--- START ---
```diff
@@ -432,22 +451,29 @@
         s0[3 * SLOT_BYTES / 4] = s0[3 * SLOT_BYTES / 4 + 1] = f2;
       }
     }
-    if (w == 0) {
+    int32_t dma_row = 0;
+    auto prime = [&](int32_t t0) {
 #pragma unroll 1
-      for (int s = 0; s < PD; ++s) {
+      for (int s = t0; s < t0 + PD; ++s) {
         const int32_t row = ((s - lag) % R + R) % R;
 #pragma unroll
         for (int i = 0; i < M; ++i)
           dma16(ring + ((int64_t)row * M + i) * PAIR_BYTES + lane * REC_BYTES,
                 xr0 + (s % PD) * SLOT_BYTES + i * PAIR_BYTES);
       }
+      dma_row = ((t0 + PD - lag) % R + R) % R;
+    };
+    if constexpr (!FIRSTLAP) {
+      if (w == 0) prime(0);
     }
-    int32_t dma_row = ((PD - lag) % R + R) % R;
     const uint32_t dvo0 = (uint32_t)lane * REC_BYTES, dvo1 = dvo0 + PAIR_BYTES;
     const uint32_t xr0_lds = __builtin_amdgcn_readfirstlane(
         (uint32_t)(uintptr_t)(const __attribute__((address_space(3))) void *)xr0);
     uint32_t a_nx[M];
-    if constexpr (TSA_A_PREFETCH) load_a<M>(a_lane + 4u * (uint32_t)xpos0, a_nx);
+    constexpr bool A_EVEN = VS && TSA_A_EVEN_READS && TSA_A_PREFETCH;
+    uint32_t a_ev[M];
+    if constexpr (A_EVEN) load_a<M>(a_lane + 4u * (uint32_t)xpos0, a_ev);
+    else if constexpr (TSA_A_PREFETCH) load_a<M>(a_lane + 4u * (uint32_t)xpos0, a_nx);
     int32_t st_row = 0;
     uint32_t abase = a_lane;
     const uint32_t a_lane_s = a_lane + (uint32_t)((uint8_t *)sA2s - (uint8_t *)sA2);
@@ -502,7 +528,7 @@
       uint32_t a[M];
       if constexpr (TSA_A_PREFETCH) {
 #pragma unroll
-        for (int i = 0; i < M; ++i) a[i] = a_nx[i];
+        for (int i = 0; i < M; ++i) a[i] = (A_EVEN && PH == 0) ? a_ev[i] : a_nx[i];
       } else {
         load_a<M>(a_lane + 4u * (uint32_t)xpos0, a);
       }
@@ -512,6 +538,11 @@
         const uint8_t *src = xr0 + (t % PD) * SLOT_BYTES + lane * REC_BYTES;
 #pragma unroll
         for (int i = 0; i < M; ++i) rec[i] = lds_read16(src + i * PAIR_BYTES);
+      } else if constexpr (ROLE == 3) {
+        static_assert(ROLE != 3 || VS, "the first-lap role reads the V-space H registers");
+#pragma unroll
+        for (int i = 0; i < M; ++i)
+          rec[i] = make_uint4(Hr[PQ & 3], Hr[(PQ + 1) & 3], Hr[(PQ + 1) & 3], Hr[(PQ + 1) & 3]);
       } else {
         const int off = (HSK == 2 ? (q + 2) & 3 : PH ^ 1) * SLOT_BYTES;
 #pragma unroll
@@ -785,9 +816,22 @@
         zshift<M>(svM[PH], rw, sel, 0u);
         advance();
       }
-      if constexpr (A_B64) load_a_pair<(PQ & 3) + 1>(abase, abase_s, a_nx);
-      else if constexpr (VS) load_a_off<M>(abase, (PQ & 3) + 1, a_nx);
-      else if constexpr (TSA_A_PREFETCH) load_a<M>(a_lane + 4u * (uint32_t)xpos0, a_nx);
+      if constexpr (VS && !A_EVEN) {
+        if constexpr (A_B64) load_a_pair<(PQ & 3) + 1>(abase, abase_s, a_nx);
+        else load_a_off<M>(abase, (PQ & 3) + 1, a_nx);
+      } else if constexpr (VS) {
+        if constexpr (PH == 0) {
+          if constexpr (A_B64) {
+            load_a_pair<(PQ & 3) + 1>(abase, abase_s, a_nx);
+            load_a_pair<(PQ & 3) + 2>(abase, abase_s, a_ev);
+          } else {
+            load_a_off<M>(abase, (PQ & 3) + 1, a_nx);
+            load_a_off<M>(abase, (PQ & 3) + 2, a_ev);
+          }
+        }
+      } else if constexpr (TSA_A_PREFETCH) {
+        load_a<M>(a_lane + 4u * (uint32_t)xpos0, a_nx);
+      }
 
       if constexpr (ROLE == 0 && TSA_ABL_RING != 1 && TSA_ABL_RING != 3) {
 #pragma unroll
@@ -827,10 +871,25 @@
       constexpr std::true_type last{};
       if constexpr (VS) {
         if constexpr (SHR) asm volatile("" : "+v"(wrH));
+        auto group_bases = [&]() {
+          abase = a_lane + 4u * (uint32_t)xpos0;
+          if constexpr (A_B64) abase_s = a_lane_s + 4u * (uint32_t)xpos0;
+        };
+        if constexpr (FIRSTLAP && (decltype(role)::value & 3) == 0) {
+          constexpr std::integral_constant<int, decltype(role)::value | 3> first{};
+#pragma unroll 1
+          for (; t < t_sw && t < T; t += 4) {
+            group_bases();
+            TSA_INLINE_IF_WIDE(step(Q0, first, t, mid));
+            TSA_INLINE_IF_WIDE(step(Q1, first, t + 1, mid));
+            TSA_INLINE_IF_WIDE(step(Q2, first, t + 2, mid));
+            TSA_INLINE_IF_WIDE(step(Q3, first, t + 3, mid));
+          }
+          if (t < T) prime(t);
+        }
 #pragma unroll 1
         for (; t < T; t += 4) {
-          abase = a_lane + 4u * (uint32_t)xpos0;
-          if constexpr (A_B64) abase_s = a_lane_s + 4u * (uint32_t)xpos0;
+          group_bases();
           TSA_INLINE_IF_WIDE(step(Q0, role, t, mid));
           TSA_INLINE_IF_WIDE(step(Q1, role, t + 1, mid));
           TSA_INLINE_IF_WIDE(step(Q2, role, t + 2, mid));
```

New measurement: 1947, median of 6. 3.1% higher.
--- END ---
- What needs to be done -
The response should consist of the entries, retyped exactly and in full.

- Solution -
```diff
@@ -432,22 +451,29 @@
         s0[3 * SLOT_BYTES / 4] = s0[3 * SLOT_BYTES / 4 + 1] = f2;
       }
     }
-    if (w == 0) {
+    int32_t dma_row = 0;
+    auto prime = [&](int32_t t0) {
 #pragma unroll 1
-      for (int s = 0; s < PD; ++s) {
+      for (int s = t0; s < t0 + PD; ++s) {
         const int32_t row = ((s - lag) % R + R) % R;
 #pragma unroll
         for (int i = 0; i < M; ++i)
           dma16(ring + ((int64_t)row * M + i) * PAIR_BYTES + lane * REC_BYTES,
                 xr0 + (s % PD) * SLOT_BYTES + i * PAIR_BYTES);
       }
+      dma_row = ((t0 + PD - lag) % R + R) % R;
+    };
+    if constexpr (!FIRSTLAP) {
+      if (w == 0) prime(0);
     }
-    int32_t dma_row = ((PD - lag) % R + R) % R;
     const uint32_t dvo0 = (uint32_t)lane * REC_BYTES, dvo1 = dvo0 + PAIR_BYTES;
     const uint32_t xr0_lds = __builtin_amdgcn_readfirstlane(
         (uint32_t)(uintptr_t)(const __attribute__((address_space(3))) void *)xr0);
     uint32_t a_nx[M];
-    if constexpr (TSA_A_PREFETCH) load_a<M>(a_lane + 4u * (uint32_t)xpos0, a_nx);
+    constexpr bool A_EVEN = VS && TSA_A_EVEN_READS && TSA_A_PREFETCH;
+    uint32_t a_ev[M];
+    if constexpr (A_EVEN) load_a<M>(a_lane + 4u * (uint32_t)xpos0, a_ev);
+    else if constexpr (TSA_A_PREFETCH) load_a<M>(a_lane + 4u * (uint32_t)xpos0, a_nx);
     int32_t st_row = 0;
     uint32_t abase = a_lane;
     const uint32_t a_lane_s = a_lane + (uint32_t)((uint8_t *)sA2s - (uint8_t *)sA2);
@@ -502,7 +528,7 @@
       uint32_t a[M];
       if constexpr (TSA_A_PREFETCH) {
 #pragma unroll
-        for (int i = 0; i < M; ++i) a[i] = a_nx[i];
+        for (int i = 0; i < M; ++i) a[i] = (A_EVEN && PH == 0) ? a_ev[i] : a_nx[i];
       } else {
         load_a<M>(a_lane + 4u * (uint32_t)xpos0, a);
       }
@@ -512,6 +538,11 @@
         const uint8_t *src = xr0 + (t % PD) * SLOT_BYTES + lane * REC_BYTES;
 #pragma unroll
         for (int i = 0; i < M; ++i) rec[i] = lds_read16(src + i * PAIR_BYTES);
+      } else if constexpr (ROLE == 3) {
+        static_assert(ROLE != 3 || VS, "the first-lap role reads the V-space H registers");
+#pragma unroll
+        for (int i = 0; i < M; ++i)
+          rec[i] = make_uint4(Hr[PQ & 3], Hr[(PQ + 1) & 3], Hr[(PQ + 1) & 3], Hr[(PQ + 1) & 3]);
       } else {
         const int off = (HSK == 2 ? (q + 2) & 3 : PH ^ 1) * SLOT_BYTES;
 #pragma unroll
@@ -785,9 +816,22 @@
         zshift<M>(svM[PH], rw, sel, 0u);
         advance();
       }
-      if constexpr (A_B64) load_a_pair<(PQ & 3) + 1>(abase, abase_s, a_nx);
-      else if constexpr (VS) load_a_off<M>(abase, (PQ & 3) + 1, a_nx);
-      else if constexpr (TSA_A_PREFETCH) load_a<M>(a_lane + 4u * (uint32_t)xpos0, a_nx);
+      if constexpr (VS && !A_EVEN) {
+        if constexpr (A_B64) load_a_pair<(PQ & 3) + 1>(abase, abase_s, a_nx);
+        else load_a_off<M>(abase, (PQ & 3) + 1, a_nx);
+      } else if constexpr (VS) {
+        if constexpr (PH == 0) {
+          if constexpr (A_B64) {
+            load_a_pair<(PQ & 3) + 1>(abase, abase_s, a_nx);
+            load_a_pair<(PQ & 3) + 2>(abase, abase_s, a_ev);
+          } else {
+            load_a_off<M>(abase, (PQ & 3) + 1, a_nx);
+            load_a_off<M>(abase, (PQ & 3) + 2, a_ev);
+          }
+        }
+      } else if constexpr (TSA_A_PREFETCH) {
+        load_a<M>(a_lane + 4u * (uint32_t)xpos0, a_nx);
+      }
 
       if constexpr (ROLE == 0 && TSA_ABL_RING != 1 && TSA_ABL_RING != 3) {
 #pragma unroll
@@ -827,10 +871,25 @@
       constexpr std::true_type last{};
       if constexpr (VS) {
         if constexpr (SHR) asm volatile("" : "+v"(wrH));
+        auto group_bases = [&]() {
+          abase = a_lane + 4u * (uint32_t)xpos0;
+          if constexpr (A_B64) abase_s = a_lane_s + 4u * (uint32_t)xpos0;
+        };
+        if constexpr (FIRSTLAP && (decltype(role)::value & 3) == 0) {
+          constexpr std::integral_constant<int, decltype(role)::value | 3> first{};
+#pragma unroll 1
+          for (; t < t_sw && t < T; t += 4) {
+            group_bases();
+            TSA_INLINE_IF_WIDE(step(Q0, first, t, mid));
+            TSA_INLINE_IF_WIDE(step(Q1, first, t + 1, mid));
+            TSA_INLINE_IF_WIDE(step(Q2, first, t + 2, mid));
+            TSA_INLINE_IF_WIDE(step(Q3, first, t + 3, mid));
+          }
+          if (t < T) prime(t);
+        }
 #pragma unroll 1
         for (; t < T; t += 4) {
-          abase = a_lane + 4u * (uint32_t)xpos0;
-          if constexpr (A_B64) abase_s = a_lane_s + 4u * (uint32_t)xpos0;
+          group_bases();
           TSA_INLINE_IF_WIDE(step(Q0, role, t, mid));
           TSA_INLINE_IF_WIDE(step(Q1, role, t + 1, mid));
           TSA_INLINE_IF_WIDE(step(Q2, role, t + 2, mid));
```

New measurement: 1947, median of 6. 3.1% higher.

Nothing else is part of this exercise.